British Army general (1794–1842)

George Augustus Frederick FitzClarence, 1st Earl of Munster, (29 January 1794 – 20 March 1842), was an English peer and soldier.

==Biography==

Arms of FitzClarence, Earl of Munster: The royal arms of King William IV (without the escutcheon of the Arch Treasurer of the Holy Roman Empire and without the Crown of Hanover) debruised by a baton sinister azure charged with three anchors or

The eldest illegitimate son of Prince William, Duke of Clarence and St Andrews (later King William IV; his surname was derived from his father's dukedom) and his long-time mistress Dorothea Jordan, he was well-educated, although his written English was poor (as was that of several of his royal uncles). Like his siblings, he had little contact with his mother after his parents separated in 1811, preferring to rely on his expectations from his father. He served as an army officer during the Peninsular War and subsequently in India. His father, though proud of his military record, was deeply concerned about his drinking and gambling, vices to which many of William's brothers were prone.

His father acceded to the throne in 1830 on the death of King George IV. He was created Earl of Munster, Viscount FitzClarence and Baron Tewkesbury on 4 June 1831, and made a Privy Counsellor in 1833. "Earl of Munster" had been a title held by his father before his accession. George, like his siblings, was dissatisfied with the provisions made for him and this, combined with his increasing mental instability, caused a series of quarrels with his father, which ended in a complete breach in relations between them. The estrangement caused the King great distress, but those close to him thought it better that there be as little contact as possible, since Munster's visits invariably upset his father. Even the death of Munster's sister Sophia, Lady De L'Isle, the King's favourite child, in April 1837, did not bring about a reconciliation.

He gained the rank of major-general in the British Army and held the office of aide-de-camp to his father King William IV between 1830 and 1837. He held the office of Lieutenant of the Tower of London between 1831 and 1833, was Constable and Governor of Windsor Castle between 1833 and 1842.

Munster was aide-de-camp to his first cousin Queen Victoria between 1837 and 1841. In June 1838, he attended her coronation.
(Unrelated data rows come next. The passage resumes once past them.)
+  const char* r1 = A1.base_m + (size_t)off1;
   cdv_half8 w[NQ_MAX][1];
-  const bool do0 = b0.fast && !b0.outside && idx_ok;
-  const bool do1 = NLEV == 2 && b1.fast && !b1.outside && idx_ok;
-  const int nq0 = (b0.Wb * b0.Hb + 15) >> 4, nq1 = (b1.Wb * b1.Hb + 15) >> 4;
+  const bool do0 = DESC ? (ec.d[2] & cdv::DESC_DO) != 0u : b0.fast && !b0.outside && idx_ok;
+  const bool do1 = NLEV == 2 && (DESC ? (ec.d[6] & cdv::DESC_DO) != 0u : b1.fast && !b1.outside && idx_ok);
+  const int nq0 = DESC ? (int)((ec.d[2] >> 16) & 0xffu) : (b0.Wb * b0.Hb + 15) >> 4;
+  const int nq1 = DESC ? (int)((ec.d[6] >> 16) & 0xffu) : (b1.Wb * b1.Hb + 15) >> 4;
   typedef float cdv_f32x2 __attribute__((ext_vector_type(2)));
   const float nhalf = (float)n + 0.5f;
   const float lanebase = (8 * g < C) ? (float)((unsigned)n * CB + (unsigned)(8 * g) * 2u) + 8388608.0f : 33554432.0f;
   constexpr int NQF0 = 8, NQF1 = 6;
-#define CDV2_LOAD_SETUP(BX, RB, PITCH)                                                             \
+#define CDV2_LOAD_SETUP(BX, RB, PITCH, RANGE)                                                      \
     const unsigned Wb_ = (unsigned)(BX).Wb, pitch_ = (PITCH);                                      \
-    const auto rsrc_ = __builtin_amdgcn_make_buffer_rsrc(const_cast<char*>(RB), (short)0,          \
-                                                         (int)((unsigned)(BX).Hb * pitch_ + FBIAS), 0x00020000); \
+    const auto rsrc_ = __builtin_amdgcn_make_buffer_rsrc(const_cast<char*>(RB), (short)0, (int)(RANGE), 0x00020000); \
     const float invW_ = __builtin_amdgcn_rcpf((float)Wb_);                                         \
     const float wrapf_ = (float)(pitch_ - Wb_ * CB);                                               \
     const cdv_f32x2 dtb_ = {16.0f * invW_, (float)(16u * CB)};
@@ -485,9 +474,9 @@
       w[q][0] = __builtin_bit_cast(cdv_half8, v_);                                                 \
       tb_ += dtb_;                                                                                 \
     }
-#define CDV2_LOAD_FIXED(BX, RB, PITCH, NQF, NQ)                                                    \
+#define CDV2_LOAD_FIXED(BX, RB, PITCH, RANGE, NQF, NQ)                                             \
   {                                                                                                \
-    CDV2_LOAD_SETUP(BX, RB, PITCH)                                                                 \
+    CDV2_LOAD_SETUP(BX, RB, PITCH, RANGE)                                                               \
     cdv_f32x2 tb_ = {nhalf * invW_, lanebase};                                                     \
     CDV2_LD1(0) CDV2_LD1(1) CDV2_LD1(2) CDV2_LD1(3) CDV2_LD1(4)                                    \
     if (NQF > 6) { CDV2_LD1(5) CDV2_LD1(6) }                                                       \
@@ -507,9 +496,9 @@
     if (NQF > 6) { CDV2_MF2(4, 5) CDV2_MF1(w[6][0], 6) } else { CDV2_MF1(w[4][0], 4) }             \
     if ((NQ) >= (NQF)) { CDV2_MF1(w[NQF - 1][0], NQF - 1) }                                        \
   }
-#define CDV2_TAIL(BX, RB, PITCH, NQF, NQ)                                                          \
+#define CDV2_TAIL(BX, RB, PITCH, RANGE, NQF, NQ)                                                   \
   if ((NQ) > (NQF)) {                                                                              \
-    CDV2_LOAD_SETUP(BX, RB, PITCH)                                                                 \
+    CDV2_LOAD_SETUP(BX, RB, PITCH, RANGE)                                                               \
     cdv_f32x2 tb_ = {(nhalf + (float)(16 * (NQF))) * invW_, lanebase + (float)(16u * (unsigned)(NQF) * CB)}; \
     _Pragma("unroll 1") for (int q_ = (NQF); q_ < (NQ); q_++) {                                    \
       const float vf_ = __builtin_fmaf(__builtin_floorf(tb_[0]), wrapf_, tb_[1]);                  \
@@ -518,20 +507,20 @@
       CDV2_MF1(__builtin_bit_cast(cdv_half8, v_), q_)                                              \
     }                                                                                              \
   }
-  if (do0 && !CDV_EXP(1)) CDV2_LOAD_FIXED(b0, r0, pitch0, NQF0, nq0)
+  if (do0 && !CDV_EXP(1)) CDV2_LOAD_FIXED(b0, r0, pitch0, range0, NQF0, nq0)
   const BlendGeo g0 = blend_geo(xb, yb, bm, bxo, L0, b0, !b0.fast);
   const BlendGeo g1 = blend_geo(xb, yb, bm, bxo, L1, b1, !b1.fast);
   CDV_STAMP(corr, p, 2);
   if (do0 && !CDV_EXP(256)) {
     CDV2_MFMA_FIXED(NQF0, nq0)
-    CDV2_TAIL(b0, r0, pitch0, NQF0, nq0)
+    CDV2_TAIL(b0, r0, pitch0, range0, NQF0, nq0)
   } else if (!b0.fast && idx_ok) {
     slow_level<1, REC ? 7 : 1>(L0, jslot, xv, yv, pat, raw, lane, C);
   } else {
     zero_raw(raw, lane);
   }
   __builtin_amdgcn_sched_barrier(0);
-  if (do1 && !CDV_EXP(1)) CDV2_LOAD_FIXED(b1, r1, pitch1, NQF1, nq1)
+  if (do1 && !CDV_EXP(1)) CDV2_LOAD_FIXED(b1, r1, pitch1, range1, NQF1, nq1)
   wave_lds_sync();
   CDV_STAMP(corr, p, 3);
   if (!CDV_EXP(128)) blend_level(raw, g0, res0);
@@ -540,7 +529,7 @@
     wave_lds_sync();
     if (do1 && !CDV_EXP(256)) {
       CDV2_MFMA_FIXED(NQF1, nq1)
-      CDV2_TAIL(b1, r1, pitch1, NQF1, nq1)
+      CDV2_TAIL(b1, r1, pitch1, range1, NQF1, nq1)
     } else if (!b1.fast && idx_ok) {
       slow_level<1, REC ? 7 : 1>(L1, jslot, xv, yv, pat, raw, lane, C);
     } else {
@@ -613,7 +602,7 @@
   return small && q < limit;
 }
 
-template <int CC, int NLEV, bool REC = false>
+template <int CC, int NLEV, int MODE = 0>
 __global__ __launch_bounds__(64 * CW) void corr_fused2_kernel(const uint32_t* __restrict__ rec_h, const int32_t* __restrict__ dynE_h,
                                                           int E_h, int eighth_h, const CorrArgs2 a) {
   extern __shared__ __attribute__((aligned(16))) unsigned char smem_raw[];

He was elected president of the Royal Asiatic Society in 1841.

==Marriage and children==
FitzClarence married Mary Wyndham (29 August 1792 – 3 December 1842), daughter of George Wyndham, 3rd Earl of Egremont and his mistress Elizabeth Fox, on 18 October 1819. They had seven children:

- Lady Adelaide Georgiana FitzClarence (28 August 1820 – 11 October 1883); died unmarried.
- Lady Augusta Margaret FitzClarence (29 July 1822 – 5 September 1846); married Baron Knut Philip Bonde in Paris in 1844, died of childbed fever in Katrineholm, Sweden, one daughter (Ingeborg Augusta Sofia Bonde, 1846–1872).
- William George FitzClarence, 2nd Earl of Munster (19 May 1824 – 30 April 1901).
- Hon Frederick Charles George FitzClarence (1 February 1826 – 17 December 1878); married his first cousin Adelaide Augusta Wilhelmine Sidney, daughter of his father's younger sister Sophia FitzClarence; no issue.
- Lady Mary Gertrude FitzClarence (ca. 1832 – 1834); died in infancy.
- Captain Hon George FitzClarence (15 April 1836 – 24 March 1894); married Maria Henrietta Scott [retrieved 9 March 2024] (d. 1912), had issue, including Charles FitzClarence. Grandfather of the 6th Earl of Munster and great-grandfather of the 7th (and last) Earl.
- Lieutenant Hon Edward FitzClarence (8 July 1837 – 23 July 1855); unmarried, died of wounds during the Siege of Sevastopol in the Crimean War.

==Death==
FitzClarence died by suicide at the age of 48 in London. He shot himself with a pistol presented to him by King George IV, then Prince of Wales. The first shot only wounded his hand; while his footman went for help, having been told there had been an accident, Lord Munster put the gun in his mouth with his left hand and shot himself in the head. His suicide came as no surprise to his family, who had long been concerned about his mental condition; his father's biographer attributes it to "a paranoiac sense of persecution." At his inquest, his doctor and a surgeon told the coroner that they believed he was going mad, and in recent years there has been speculation that he suffered from the probably hereditary malady of porphyria which may have afflicted his grandfather and several other members of the family.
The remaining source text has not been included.